The fight or flight response is basically your body's way of protecting itself from any dangers in the environment. It occurs as a reflex to danger...no conscious awareness is needed for the fight or flight response to occur- it is involuntary. So when a danger is perceived, a signal is sent to the amygdala, a part of the brain that processes danger and fear signals. The amygdala then sends 2 signals- one to the locus coeruleus, and the second one to the pituitary gland. The locus coeruleus then triggers the sympathetic nervous system, which is well-known to be involved in the fight or flight response. The sympathetic nervous system is composed of nerves which innervate major organ systems in the body, like the heart, lungs, and blood vessels. So when the sympathetic nervous system is activated, it affects your organs, like increasing your heart rate, increasing your rate of breathing, constricting blood vessels in non-essential areas (like the skin, digestive, and reproductive organs), widening your pupils, increasing blood flow to your skeletal muscles and brain, and increases your sweating. So these are the physical manifestations of the fight or flight response.
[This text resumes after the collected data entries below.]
# LouisPwr/CarpeDeam

Measured on AMD Instinct MI355X. Metric: corrected bases/sec on 50M×100bp synthetic reads (dhigh), 1/2/4/8 GPU, higher is better.
Workload: dtype u8 (2-bit packed bases; int32 scores; software x87 f80 likelihood sums)

## Files before the change

### carpedeam_amd/csrc/extend.hip

```cpp
#include "scan.h"

#include <cmath>
#include <cstring>

#include "seqdb.h"
#include "devutil.h"

namespace {

struct Cand {
    int qs, qe, ds, de;
    uint32_t target, alnLen, dbLen, qLen;
    float seqId, rySeqId;
    double sLenNorm;
    uint32_t pieceStart, pieceLen;
    uint32_t tKey;
};

struct ExtArgs {
    MetaWoff woff; MetaLen len; MetaHasN hasN; MetaExt ext; MetaKey key; MetaRaw hasRaw;
    const uint32_t *codes, *nmask; const uint8_t *raw;
    const uint64_t *aoff;
    const AlnRec *rec;
    const uint32_t *active; const unsigned int *nActive;
// ... 77 lines not shown
        long long start;
        if (c.ds == 0 && (uint32_t) c.qe == qLen - 1) start = (long long) qLen + c.qs;
        else if (c.qs == 0 && (uint32_t) c.de == tLen - 1) start = (long long) qLen - (long long) (c.dbLen - c.alnLen);
        else continue;
        if ((long long) x < start || (long long) x >= start + (long long) c.dbLen) continue;
        uint32_t tc; bool tn;
        targetBaseAt(A, c.target, (uint32_t) ((long long) x - start), tc, tn);
        cnt[tn ? 0u : fwdBase(tc)]++;
    }
    code = 0; isN = true;
    if (cnt[0] + cnt[1] + cnt[2] + cnt[3] < A.minCov) return;
    uint32_t mx = 0; int nMax = 0;
    for (uint32_t j = 0; j < 4; j++) {
        if (cnt[j] > mx) { mx = cnt[j]; code = j; nMax = 1; } else if (cnt[j] == mx && mx > 0) nMax++;
    }
    isN = nMax != 1;
    if (isN) code = 0;
}


__device__ __forceinline__ bool rightStarts(int ds, int qe, uint32_t qLen) { return (uint32_t) ds == 0 && (uint32_t) qe == (qLen - 1); }
__device__ __forceinline__ bool leftStarts(int qs, int de, uint32_t dbLen) { return (uint32_t) qs == 0 && (uint32_t) de == (dbLen - 1); }

struct Overlap { bool left, right; uint32_t q0, t0, ncol; };
__device__ __forceinline__ Overlap endOverlap(const Cand &c, uint32_t qLen) {
    Overlap o;
    o.right = rightStarts(c.ds, c.qe, qLen); o.left = leftStarts(c.qs, c.de, c.dbLen);
    const uint32_t offset = c.dbLen - c.alnLen;
    if (o.left) { o.t0 = offset; o.q0 = 0; o.ncol = min(c.dbLen - offset, qLen); }
    else { o.t0 = 0; o.q0 = qLen - c.alnLen; o.ncol = min(c.alnLen, c.dbLen); }
    return o;
}
__device__ __forceinline__ void noteOverlap(const Overlap &o, uint32_t tot, uint32_t &maxLeft, uint32_t &maxRight) {
    if (o.left && tot > maxLeft) maxLeft = tot; else if (o.right && tot > maxRight) maxRight = tot;
}
__device__ __forceinline__ void plainOverlapMax(const Cand &c, uint32_t qLen, uint32_t &maxLeft, uint32_t &maxRight) {
    const Overlap o = endOverlap(c, qLen);
    noteOverlap(o, o.ncol, maxLeft, maxRight);
}

__device__ __forceinline__ uint32_t damageClass(uint32_t ti, uint32_t dbLen) { return ti < 5 ? ti : (ti >= dbLen - 5 ? 6 + (ti - (dbLen - 5)) : 5); }

__device__ __forceinline__ void countMatchesWordsAt(const uint32_t *__restrict__ codes, uint32_t qw, uint32_t qLast, uint32_t q0, uint32_t tw, uint32_t tLast, uint32_t t0, uint32_t n, int &idCnt, int &idRy) {
    uint32_t mm = 0, ry = 0;
    for (uint32_t k = 0; k < n; k += 16) {
        const uint32_t x = cdm_window16(codes, qw, q0 + k, qLast) ^ cdm_window16(codes, tw, t0 + k, tLast);
        uint32_t any = (x | (x >> 1)) & 0x55555555u, lowbit = x & 0x55555555u;
        const uint32_t rem = n - k;
        if (rem < 16) { const uint32_t m = (1u << (2 * rem)) - 1u; any &= m; lowbit &= m; }
        mm += __popc(any); ry += __popc(lowbit);
    }
    idCnt = (int) (n - mm); idRy = (int) (n - ry);
}
__device__ __forceinline__ void countMatchesLetters(const ExtArgs &A, uint32_t q, uint32_t qw, uint32_t q0, uint32_t t, uint32_t tw, uint32_t t0, uint32_t n, int &idCnt, int &idRy) {
    idCnt = 0; idRy = 0;
    for (uint32_t i = 0; i < n; i++) {
        uint32_t qc, tc; bool qn, tn;
        letterOf(A, q, qw, q0 + i, qc, qn); letterOf(A, t, tw, t0 + i, tc, tn);
        idCnt += ((qn ? 4u : qc) == (tn ? 4u : tc));
        idRy += (ryClass(qn ? 0u : qc) == ryClass(tn ? 0u : tc));
    }
}

template <typename F>
__device__ __forceinline__ void walkPlainColumns(const ExtArgs &A, const VQuery &Q, const Cand &c, const Overlap &o, F f) {
    const uint32_t qw = Q.qw, tw = A.woff[c.target];
    const uint32_t qLast = (Q.qLen0 + 15) / 16 - 1, tLast = (c.dbLen + 15) / 16 - 1;
    uint32_t qNext = cdm_window16(A.codes, qw, o.q0, qLast), tNext = cdm_window16(A.codes, tw, o.t0, tLast);
    for (uint32_t k = 0; k < o.ncol; k += 16) {
        uint32_t qwin = qNext, twin = tNext;
        if (k + 16 < o.ncol) { qNext = cdm_window16(A.codes, qw, o.q0 + k + 16, qLast); tNext = cdm_window16(A.codes, tw, o.t0 + k + 16, tLast); }
        const uint32_t m = min(16u, o.ncol - k);
        for (uint32_t j = 0; j < m; j++) {
            f(damageClass(o.t0 + k + j, c.dbLen), qwin & 3u, twin & 3u);
            qwin >>= 2; twin >>= 2;
        }
    }
}

__device__ void updateIds(const ExtArgs &A, const VQuery &Q, Cand &c, uint32_t &maxLeft, uint32_t &maxRight, const ConsList *cons = nullptr) {
    const uint32_t qLen = Q.total;
    const Overlap o = endOverlap(c, qLen);
    int idCnt = 0, idRy = 0; uint32_t tot = 0;
    if (cons && (o.left || o.right)) {
        if (c.dbLen - c.alnLen > qLen) A.flags[0] = 1u;
        else {
            const uint32_t c0 = qLen + o.q0 - o.t0;
            for (uint32_t j = 0; j < c.dbLen && c0 + j < 3 * qLen; j++) {
                uint32_t qc, tc; bool qn, tn;
                consensusAt(A, Q, *cons, c0 + j, qc, qn); targetBaseAt(A, c.target, j, tc, tn);
                if (qn || tn) continue;
                idCnt += (qc == tc); idRy += (ryClass(qc) == ryClass(tc)); tot++;
            }
        }
    } else
    if (o.left || o.right) {
        if (Q.plain && !A.hasN[c.target]) {
            countMatchesWordsAt(A.codes, Q.qw, (Q.qLen0 + 15) / 16 - 1, o.q0, A.woff[c.target], (c.dbLen + 15) / 16 - 1, o.t0, o.ncol, idCnt, idRy);
            tot = o.ncol;
        } else
        for (uint32_t i = 0; i < o.ncol; i++) {
            uint32_t qc, tc; bool qn, tn;
            Q.baseAt(o.q0 + i, qc, qn); targetBaseAt(A, c.target, o.t0 + i, tc, tn);
            if (qn || tn) continue;
            idCnt += (qc == tc); idRy += (ryClass(qc) == ryClass(tc)); tot++;
        }
// ... 5 lines not shown
__device__ bool scoreCand(const ExtArgs &A, const VQuery &Q, Cand &c, uint32_t maxLeft, uint32_t maxRight, const double *logLik ,
                          const ConsList *cons = nullptr, const X87 *logLikX = nullptr ) {
    const uint32_t qLen = Q.total;
    const Overlap o = endOverlap(c, qLen);
    const uint32_t maxAln = o.left ? maxLeft : maxRight;
    X87 lik = x87_zero();
    uint32_t alnCount = 0;
    if (cons && (o.left || o.right)) {
        if (c.dbLen - c.alnLen > qLen) A.flags[0] = 1u;
        else {
            const uint32_t c0 = qLen + o.q0 - o.t0;
            uint32_t tIdx = 0;
            for (uint32_t j = 0; j < c.dbLen && c0 + j < 3 * qLen; j++) {
                uint32_t qc, tc; bool qn, tn;
                targetBaseAt(A, c.target, j, tc, tn);
                if (!tn) tIdx++;
                if (tn) continue;
                consensusAt(A, Q, *cons, c0 + j, qc, qn);
                if (qn) continue;
                alnCount++;
                lik = x87_add(lik, x87_from_double(logLik[(damageClass(tIdx - 1, c.dbLen) * 4 + fwdBase(qc)) * 4 + fwdBase(tc)]));
            }
        }
    } else
    if (o.left || o.right) {
        if (Q.plain && !A.hasN[c.target]) {
            if (logLikX) walkPlainColumns(A, Q, c, o, [&](uint32_t cls, uint32_t qb, uint32_t tb) { lik = x87_acc(lik, logLikX[(cls * 4 + qb) * 4 + tb]); });
            else walkPlainColumns(A, Q, c, o, [&](uint32_t cls, uint32_t qb, uint32_t tb) { lik = x87_acc(lik, x87_from_double(logLik[(cls * 4 + qb) * 4 + tb])); });
            alnCount = o.ncol;
        } else {
            uint32_t tIdx = 0;
            if (o.left) for (uint32_t j = 0; j < o.t0; j++) { uint32_t tc; bool tn; targetBaseAt(A, c.target, j, tc, tn); tIdx += !tn; }
            for (uint32_t i = 0; i < o.ncol; i++) {
                uint32_t qc, tc; bool qn, tn;
                Q.baseAt(o.q0 + i, qc, qn); targetBaseAt(A, c.target, o.t0 + i, tc, tn);
                if (!tn) tIdx++;
                if (qn || tn) continue;
                alnCount++;
                lik = x87_add(lik, x87_from_double(logLik[(damageClass(tIdx - 1, c.dbLen) * 4 + fwdBase(qc)) * 4 + fwdBase(tc)]));
            }
        }
    }
    const uint32_t excess = maxAln - alnCount;
    const float pen = (float) excess * A.excessLog;
    lik = x87_add(lik, x87_from_double((double) pen));
    const double randAln = (double) ((float) maxAln * A.randLog);
    c.sLenNorm = x87_to_double(lik);
    X87 neg = lik; neg.s ^= 1u;
    const double x = x87_to_double(x87_add(x87_from_double(randAln), neg));
    if (A.ratioWindow > 0.0 && fabs(x - A.ratioLogit) <= A.ratioWindow) A.flags[2] = 1u;
    return x < A.ratioLogit;
}

__device__ int scoreCandApprox(const ExtArgs &A, const VQuery &Q, const Cand &c, uint32_t maxLeft, uint32_t maxRight, const double *logLik, double &sLenNorm, float &bound) {
    const Overlap o = endOverlap(c, Q.total);
    const uint32_t maxAln = o.left ? maxLeft : maxRight;
    double sum = 0.0, mag = 0.0;
    walkPlainColumns(A, Q, c, o, [&](uint32_t cls, uint32_t qb, uint32_t tb) {
        const double t = logLik[(cls * 4 + qb) * 4 + tb];
        sum = __dadd_rn(sum, t); mag = __dadd_rn(mag, fabs(t));
    });
    const uint32_t excess = maxAln - o.ncol;
    const double pen = (double) ((float) excess * A.excessLog);
    sum = __dadd_rn(sum, pen); mag = __dadd_rn(mag, fabs(pen));
    const double randAln = (double) ((float) maxAln * A.randLog);
    const double b = fmax((double) (o.ncol + 8u) * 0x1p-52 * (mag + fabs(randAln)) * (double) A.marginScale, A.ratioWindow);
    sLenNorm = sum; bound = (float) b * 1.0000002f + 1e-37f;
    const double x = __dadd_rn(randAln, -sum);
    if (x < A.ratioLogit - b) return 1;
    if (x > A.ratioLogit + b) return 0;
    return -1;
}

struct CandTest { bool ok, left, right; uint32_t alnLen; float seqId, rySeqId; };
__device__ __forceinline__ uint32_t recAlnLen(const AlnRec &rec) { return (uint32_t) max(abs(rec.qEnd - rec.qStart), abs(rec.dbEnd - rec.dbStart)) + 1u; }
__device__ __forceinline__ CandTest candidateTest(const ExtArgs &A, const AlnRec &rec, uint32_t q, const SeqMeta &qm, const SeqMeta &tm) {
    CandTest T; T.ok = false; T.alnLen = 0; T.seqId = rec.seqId; T.rySeqId = 0.f;
    T.right = rightStarts(rec.dbStart, rec.qEnd, qm.len); T.left = leftStarts(rec.qStart, rec.dbEnd, tm.len);
    if (!T.right && !T.left) return T;
    if (rec.qStart > rec.qEnd) return T;
    T.alnLen = recAlnLen(rec);
    if (rec.target != qm.key) {
        int idCnt, idRy;
        const uint32_t n = (uint32_t) (rec.qEnd - rec.qStart + 1);
        if (((qm.flags | tm.flags) & 1u) == 0) countMatchesWordsAt(A.codes, qm.woff, (qm.len + 15) / 16 - 1, (uint32_t) rec.qStart, tm.woff, (tm.len + 15) / 16 - 1, (uint32_t) rec.dbStart, n, idCnt, idRy);
        else countMatchesLetters(A, q, qm.woff, (uint32_t) rec.qStart, rec.target, tm.woff, (uint32_t) rec.dbStart, n, idCnt, idRy);
        T.seqId = static_cast<float>(idCnt) / T.alnLen; T.rySeqId = static_cast<float>(idRy) / T.alnLen;
    }
    const bool wasExtended = (tm.flags >> 1) & 1u, noOffset = (tm.len - T.alnLen) == 0;
    T.ok = !wasExtended && T.alnLen >= 30 && T.seqId >= A.seqIdThr && !noOffset;
    return T;
}
__device__ __forceinline__ void candFill(Cand &c, const AlnRec &rec, uint32_t alnLen, const SeqMeta &tm, uint32_t qLen0, float seqId, float rySeqId, uint32_t r) {
    const uint32_t tLen = tm.len; c.tKey = tm.key;
    c.qs = rec.qStart; c.qe = rec.qEnd; c.ds = rec.dbStart; c.de = rec.dbEnd; c.target = rec.target; c.alnLen = alnLen; c.dbLen = tLen;
    c.qLen = qLen0; c.seqId = seqId; c.rySeqId = rySeqId; c.sLenNorm = 0; c.pieceStart = r; c.pieceLen = 0;
}

__device__ __forceinline__ bool scoredAtAll(const ExtArgs &A, const Cand &c, uint32_t qKey) {
    const bool notInside = c.dbLen != c.alnLen, rightStart = c.ds == 0, leftStart = c.qs == 0, notId = c.tKey != qKey;
    return (rightStart || leftStart) && notInside && notId && c.rySeqId >= A.rySeqIdThr && c.seqId >= A.seqIdThr;
}

struct QLists { uint32_t *heap, *park, *left, *right; };
__device__ __forceinline__ QLists queryLists(const ExtArgs &A, uint64_t r0, uint32_t nRec) {
    QLists L; L.heap = A.lists + 4 * r0; L.park = L.heap + nRec; L.left = L.park + nRec; L.right = L.left + nRec;
    return L;
}
__device__ __forceinline__ void queryView(VQuery &Q, const ExtArgs &A, uint32_t q, const SeqMeta &qm, const Cand *cand = nullptr, const QLists *L = nullptr, bool grown = false) {
    Q.a = &A; Q.q = q; Q.qLen0 = qm.len; Q.qw = qm.woff; Q.cand = cand; Q.leftL = L ? L->left : nullptr; Q.rightL = L ? L->right : nullptr;
    Q.nL = grown ? A.nLeft[q] : 0; Q.nR = grown ? A.nRight[q] : 0; Q.leftTotal = grown ? A.leftTotal[q] : 0;
    Q.total = grown ? A.newLen[q] : qm.len; Q.plain = !grown && (qm.flags & 1u) == 0;
}

__device__ __forceinline__ void loadLogLik(const ExtArgs &A, double *sLogLik, X87 *sLogLikX = nullptr) {
    for (int i = threadIdx.x; i < 11 * 16; i += blockDim.x) {
        const double v = (&A.lut->logLik[0][0][0][0])[i];
        sLogLik[i] = v;
        if (sLogLikX) sLogLikX[i] = x87_from_double(v);
    }
}

struct Heap {
    uint32_t *h; uint32_t n; const Cand *cand;
    __device__ bool less(uint32_t x, uint32_t y) const { return cand[x].sLenNorm < cand[y].sLenNorm; }
    __device__ void siftUp(uint32_t hole, uint32_t top, uint32_t value) {
        while (hole > top) { const uint32_t parent = (hole - 1) / 2; if (!less(h[parent], value)) break; h[hole] = h[parent]; hole = parent; }
        h[hole] = value;
    }
    __device__ void push(uint32_t v) { n++; siftUp(n - 1, 0, v); }
    __device__ uint32_t pop() {
        const uint32_t topV = h[0];
        const uint32_t len = n - 1;
        if (len > 0) {
            const uint32_t value = h[len];
            uint32_t hole = 0, child = 0;
            while (child < (len - 1) / 2) { child = 2 * (child + 1); if (less(h[child], h[child - 1])) child--; h[hole] = h[child]; hole = child; }
            if ((len & 1u) == 0 && child == (len - 2) / 2) { child = 2 * (child + 1); h[hole] = h[child - 1]; hole = child - 1; }
// ... 108 lines not shown
    const unsigned int item = blockIdx.x * blockDim.x + threadIdx.x;
    if (item >= *A.nActive) return;
    const uint32_t q = A.active[item];
    const uint64_t r0 = A.aoff[q], r1 = A.aoff[q + 1];
    const uint32_t nRec = (uint32_t) (r1 - r0);
    const SeqMeta *meta = A.len.m;
    const SeqMeta qm = meta[q];
    const uint32_t qLen0 = qm.len, qKey = qm.key;
    Cand *cand = A.cand + r0;
    const QLists L = queryLists(A, r0, nRec);
    VQuery Q; queryView(Q, A, q, qm, cand, &L);

    uint32_t nCand = 0;
    AlnRec recN = A.rec[r0]; SeqMeta tmN = meta[recN.target];
    for (uint32_t r = 0; r < nRec; r++) {
        const AlnRec rec = recN; const SeqMeta tm = tmN;
        if (r + 1 < nRec) { recN = A.rec[r0 + r + 1]; tmN = meta[recN.target]; }
        if (A.scores) A.scores[r0 + r] = NAN;
        const CandTest T = candidateTest(A, rec, q, qm, tm);
        if (T.ok) candFill(cand[nCand++], rec, T.alnLen, tm, qLen0, T.seqId, T.rySeqId, r);
    }
    if (nCand == 0) { A.newLen[q] = 0; return; }
    uint32_t maxLeft = 0, maxRight = 0;
    ConsList consAll; consAll.cand = cand; consAll.idx = nullptr; consAll.n = nCand; consAll.qKey = qKey;
    const ConsList *cons0 = A.unsafe ? &consAll : nullptr;
    for (uint32_t k = 0; k < nCand; k++) {
        Cand &c = cand[k];
        if (A.unsafe) updateIds(A, Q, c, maxLeft, maxRight, cons0);
        else if (Q.plain && !A.hasN[c.target] && c.target != qKey) plainOverlapMax(c, qLen0, maxLeft, maxRight);
        else updateIds(A, Q, c, maxLeft, maxRight);
    }
    Heap heap; heap.h = L.heap; heap.n = 0; heap.cand = cand;
    for (uint32_t k = 0; k < nCand; k++) {
        Cand &c = cand[k];
        if (scoredAtAll(A, c, qKey)) {
            const bool pass = scoreCand(A, Q, c, maxLeft, maxRight, sLogLik, cons0);
            if (A.scores) A.scores[r0 + c.pieceStart] = c.sLenNorm;
            if (pass) heap.push(k);
        }
    }
    extendLoop(A, Q, cand, heap, L, maxLeft, maxRight, sLogLik, qKey, q);
}
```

In addition to activating the sympathetic nervous system (a neural system), the amygdala also activates the hypothalamus, and sets-off the hypothalamic-pituitary-adrenal axis, also known as the HPA axis (a hormonal system. So after the amygdala sets off the hypothalamus, the hypothalamus releases a hormone, CRF or cortisol releasing factor, and this signals the pituitary to release ACTH or adrenocorticotropic hormone into the bloodstream. The ACTH then signals the adrenal glands to release cortisol into the bloodstream, and this contributes to the stress response.
The adrenal glands also release adrenaline in response to the sympathetic nervous system being triggered by amygdala (via the locus coeruleus). Adrenaline is released from the adrenal glands and this also contributes to the physical symptoms you see in the fight or flight response.